# EGR Valve on citroen relay



## bigee

I recently posted a question regarding my ''smoking engine'', well ive got another question on the same topic. I have just read a posting from two years ago from someone who removed the EGR valve and blanked it off. This apparently gave smoother running, increased mpg and less exhaust smoke when overtaking. Can this be true, and is it possible to do on the citroens 2.2 hdi engine. Would it bring any warning lights up and are there any pitfalls in taking it off? It appears it doesn't affect the emmissions either and would still pass the mot. There are apparently companies who manufacture and sell blanking plates but i can't find anything on the net about them.


----------



## bigcats30

if you looked at the ebay link I posted on your last thread that guy showned pics of where the EGR valve was on a citroen and also sold blanking plates.

It has no effect on the vehicle whats so ever other than an unnoticeable increase in MPG (like 1/2mpg).......Diesels DON'T have an emissions test like petrol cars do...diesel vehicles have a smoke test (how much black smoke is produced ) unlike petrol emissions test which checks for...erm emissions (bad stuff).

You'll find alot of info about removing them on the net (you'll see guys bypass the EGR valve or as you said blank it).

Diesels don't need EGR valves.....they are added for reducing emissions that diesels don't get tested for.


----------



## listerdiesel

Most diesels can have the EGR valve removed, Land Rovers in particular have any number of kits on ebay for the 200/300TDi and TD5 diesels.

The car emissions test is for CO, NOX and CO2, plus diesels have a particulate or smoke test.

As the EGR valve does not materially affect the test results of a diesel, it can be removed, BUT it is possible that a vehicle may fail the new MOT's if there is a component missing in the emissions control that was fitted from new.

This has to be tested during this year, but initial results seem to indicate that testing stations aren't taking too much notice for the older vehicles, but are with vehicles that are less than 5 years old.

If it is working properly, I'd tend to leave it alone and worry about it when it goes wrong. In the meantime look out for kits to take it out, probably ebay again.

Peter


----------



## red1

what a load of twaddle :lol: 

just cleaned the egr valve on my 2.2 diesel car and that involved removing it and discovering it was 90% blocked where the gasses are fed into the inlet manifold with a black sludge like putty. The result is an increase in mpg from 29 to 37 around town and a common fault with this engine especially at 100k miles plus. 
If you research the egr valve and understand why its there you would never delete it :wink:


----------



## bigcats30

red1 said:


> what a load of twaddle :lol:
> 
> just cleaned the egr valve on my 2.2 diesel car and that involved removing it and discovering it was 90% blocked where the gasses are fed into the inlet manifold with a black sludge like putty. The result is an increase in mpg from 29 to 37 around town and a common fault with this engine especially at 100k miles plus.
> If you research the egr valve and understand why its there you would never delete it :wink:


Listerdiesel quite clearly explained what it does and why a diesel doesn't need one

Well done on your first post.....


----------



## red1

that first post doesnt change reality and its not beyond the realms of possibility lister diesel hasnt a clue.


----------



## aircool

EGR valves are fitted to comply with the Euro specified emissions from the factory and IIRC currently the MOT doesn't test for emissions and only involves a visible particle test.

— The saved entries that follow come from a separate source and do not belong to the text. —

SAM_REC = np.dtype([("pos", "<i8"), ("m_pos", "<i8"), ("cigar_off", "<i8"), ("m_cigar_off", "<i8"), ("xa_off", "<i8")] +
                   [(n, "<i4") for n in ("read", "flag", "rid", "is_rev", "is_alt", "mapq", "NM", "score", "sub", "n_cigar", "has_mate", "m_rid", "m_is_rev", "m_is_alt",
                                         "m_n_cigar", "which")])
assert SAM_REC.itemsize == 104


class SamHost(C.Structure):
    _fields_ = [("nrecs", C.c_int64), ("text_off", C.c_void_p), ("text", C.c_void_p), ("text_bytes", C.c_int64), ("kernel_ms", C.c_float)]


class KswvHost(C.Structure):
    _fields_ = [("njobs", C.c_int64), ("res", C.c_void_p), ("kernel_ms", C.c_float)]


class MateHost(C.Structure):
    _fields_ = [("nreads", C.c_int64), ("nbatches", C.c_int64), ("njobs", C.c_int64), ("n_gar", C.c_int64), ("gar", C.c_void_p), ("gar_off", C.c_void_p), ("job_off", C.c_void_p),
                ("jobs", C.c_void_p), ("res", C.c_void_p), ("pose_ms", C.c_float), ("kernel_ms", C.c_float)]


class PrimaryOpt(C.Structure):
    _fields_ = [(n, C.c_int32) for n in ("a", "b", "o_del", "e_del", "o_ins", "e_ins", "min_seed_len", "T")] + [("mask_level", C.c_float), ("mapQ_coef_len", C.c_float)] + \
               [("mapQ_coef_fac", C.c_int32), ("primary5", C.c_int32)]


class PrimaryHost(C.Structure):
    _fields_ = [("nreads", C.c_int64), ("total_regs", C.c_int64), ("regs", C.c_void_p), ("n_pri", C.c_void_p), ("mapq", C.c_void_p), ("status", C.c_void_p), ("n_heavy", C.c_int64),
                ("kernel_ms", C.c_float)]


class PrimaryDeviceOut(C.Structure):
    _fields_ = [(n, C.c_void_p) for n in ("d_regs_out", "d_n_pri", "d_mapq", "d_status", "d_n_heavy")]


def default_primary_opt(**kw):
    o = PrimaryOpt(1, 4, 6, 1, 6, 1, 19, 30, 0.5, 50.0, 3, 0)
    for k, v in kw.items():
        assert hasattr(o, k), k
        setattr(o, k, v)
    return o


class PairPes(C.Structure):
    _fields_ = [(n, C.c_int32) for n in ("low", "high", "failed", "pad")] + [("avg", C.c_double), ("std", C.c_double)]


class PairOpt(C.Structure):
    _fields_ = [(n, C.c_int32) for n in ("a", "b", "o_del", "e_del", "o_ins", "e_ins")]


class PairHost(C.Structure):
    _fields_ = [("npairs", C.c_int64), ("score", C.c_void_p), ("sub", C.c_void_p), ("n_sub", C.c_void_p), ("n_cand", C.c_void_p), ("z", C.c_void_p), ("status", C.c_void_p),
                ("n_heavy", C.c_int64), ("kernel_ms", C.c_float)]


class PairDeviceOut(C.Structure):
    _fields_ = [(n, C.c_void_p) for n in ("d_score", "d_sub", "d_n_sub", "d_n_cand", "d_z", "d_status", "d_n_heavy")]


def default_pair_opt(**kw):
    o = PairOpt(1, 4, 6, 1, 6, 1)
    for k, v in kw.items():
        assert hasattr(o, k), k
        setattr(o, k, v)
    return o


def pair_pes(pes):
    assert len(pes) == 4
    return (PairPes * 4)(*[PairPes(int(lo), int(hi), int(failed), 0, float(avg), float(std)) for lo, hi, failed, avg, std in pes])


class FinishOpt(C.Structure):
    _fields_ = [(n, C.c_int32) for n in ("a", "b", "o_del", "e_del", "o_ins", "e_ins", "w", "max_chain_gap")] + [("mask_level_redun", C.c_float), ("pad", C.c_int32)]


class FinishHost(C.Structure):
    _fields_ = [("nreads", C.c_int64), ("total_regs", C.c_int64), ("regs", C.c_void_p), ("reg_off", C.c_void_p), ("use_mate_sort", C.c_void_p), ("status", C.c_void_p),
                ("n_wave", C.c_int64), ("n_patch_jobs", C.c_int64), ("n_patched", C.c_int64), ("kernel_ms", C.c_float)]


class FinishDeviceOut(C.Structure):
    _fields_ = [(n, C.c_void_p) for n in ("d_regs_out", "d_reg_off_out", "d_use_mate_sort", "d_status", "d_counters")]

There is a lot of information about EGR valves with various outcomes based on engine design, generally you are best off with it for short journeys and motorway cruising its a null point unless you cruise at the EGR active point.


----------



## red1

bigcats30 said:


> Listerdiesel quite clearly explained what it does and why a diesel doesn't need one
> 
> Well done on your first post.....


My entire engine must be unique in being tuned to use an egr valve and i shouldnt have bothered to clean it as its function was as good as deleted. obviously i should have carried on with the poor mpg, pre ignition ping and knock and the high cylinder temps with a void of exhaust gas into the intake and on to cylinders because its only reconised function here is something to do with emissions :lol:

more sense in a ridiculed first post than an entire history of them :lol:


----------



## bigcats30

red1 said:


> bigcats30 said:
> 
> 
> 
> Listerdiesel quite clearly explained what it does and why a diesel doesn't need one
> 
> Well done on your first post.....
> 
> 
> 
> My entire engine must be unique in being tuned to use an egr valve and i shouldnt have bothered to clean it as its function was as good as deleted. obviously i should have carried on with the poor mpg, pre ignition ping and knock and the high cylinder temps with a void of exhaust gas into the intake and on to cylinders because its only reconised function here is something to do with emissions :lol:
> 
> more sense in a ridiculed first post than an entire history of them :lol:
Click to expand...

Trying to be smart on the internet..........well done :wink:


----------



## listerdiesel

Well, this forum is for discussion, and we all have the right to post what we think, so I'll leave our newcomer with his thoughts, I don't need to repeat anything, thousands of diesel owners can't all be wrong.

Peter


----------



## Mrplodd

Pre IGNITION and ping (also called pinking NOT ping) in a Diesel engine ??? Oh please :roll: :roll: 

Pre-ignitionn is what happens in a PETROL engine where the fuel/air charge is ignited by the heat of compression PRIOR to the optimum ignition (spark) point. the result of this is that the sudden expansion of the fuel air charge attempts to STOP the piston as it rises up the cylinder, it cant do that but it causes the piston to move sideways slightly in the bore and hit the side of the bore rather hard. Its that impact which you hear as PINKING 

A Diesel engine (also known as a compression ignition engine) does not ingest a fuel and air mix like a petrol. 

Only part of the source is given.